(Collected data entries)
########
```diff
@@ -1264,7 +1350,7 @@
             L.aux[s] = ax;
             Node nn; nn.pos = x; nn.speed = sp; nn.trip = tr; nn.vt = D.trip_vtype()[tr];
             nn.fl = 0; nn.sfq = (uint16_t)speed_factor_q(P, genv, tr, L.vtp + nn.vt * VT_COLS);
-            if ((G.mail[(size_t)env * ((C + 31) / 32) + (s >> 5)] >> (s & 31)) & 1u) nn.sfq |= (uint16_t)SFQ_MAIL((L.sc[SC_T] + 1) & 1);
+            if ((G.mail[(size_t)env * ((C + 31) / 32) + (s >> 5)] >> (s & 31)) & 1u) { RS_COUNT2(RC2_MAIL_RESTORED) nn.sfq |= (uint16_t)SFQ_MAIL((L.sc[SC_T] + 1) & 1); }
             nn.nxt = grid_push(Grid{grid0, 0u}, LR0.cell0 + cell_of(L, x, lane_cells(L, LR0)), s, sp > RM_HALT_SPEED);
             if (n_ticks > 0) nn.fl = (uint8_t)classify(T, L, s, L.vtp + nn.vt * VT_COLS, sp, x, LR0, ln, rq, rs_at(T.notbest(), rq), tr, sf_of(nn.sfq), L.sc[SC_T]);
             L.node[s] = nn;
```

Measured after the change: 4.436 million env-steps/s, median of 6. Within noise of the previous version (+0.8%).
########
Reproduce every line above. Keep it exact.

Result of this task>
```diff
@@ -1264,7 +1350,7 @@
             L.aux[s] = ax;
             Node nn; nn.pos = x; nn.speed = sp; nn.trip = tr; nn.vt = D.trip_vtype()[tr];
             nn.fl = 0; nn.sfq = (uint16_t)speed_factor_q(P, genv, tr, L.vtp + nn.vt * VT_COLS);
-            if ((G.mail[(size_t)env * ((C + 31) / 32) + (s >> 5)] >> (s & 31)) & 1u) nn.sfq |= (uint16_t)SFQ_MAIL((L.sc[SC_T] + 1) & 1);
+            if ((G.mail[(size_t)env * ((C + 31) / 32) + (s >> 5)] >> (s & 31)) & 1u) { RS_COUNT2(RC2_MAIL_RESTORED) nn.sfq |= (uint16_t)SFQ_MAIL((L.sc[SC_T] + 1) & 1); }
             nn.nxt = grid_push(Grid{grid0, 0u}, LR0.cell0 + cell_of(L, x, lane_cells(L, LR0)), s, sp > RM_HALT_SPEED);
             if (n_ticks > 0) nn.fl = (uint8_t)classify(T, L, s, L.vtp + nn.vt * VT_COLS, sp, x, LR0, ln, rq, rs_at(T.notbest(), rq), tr, sf_of(nn.sfq), L.sc[SC_T]);
             L.node[s] = nn;
```

Measured after the change: 4.436 million env-steps/s, median of 6. Within noise of the previous version (+0.8%).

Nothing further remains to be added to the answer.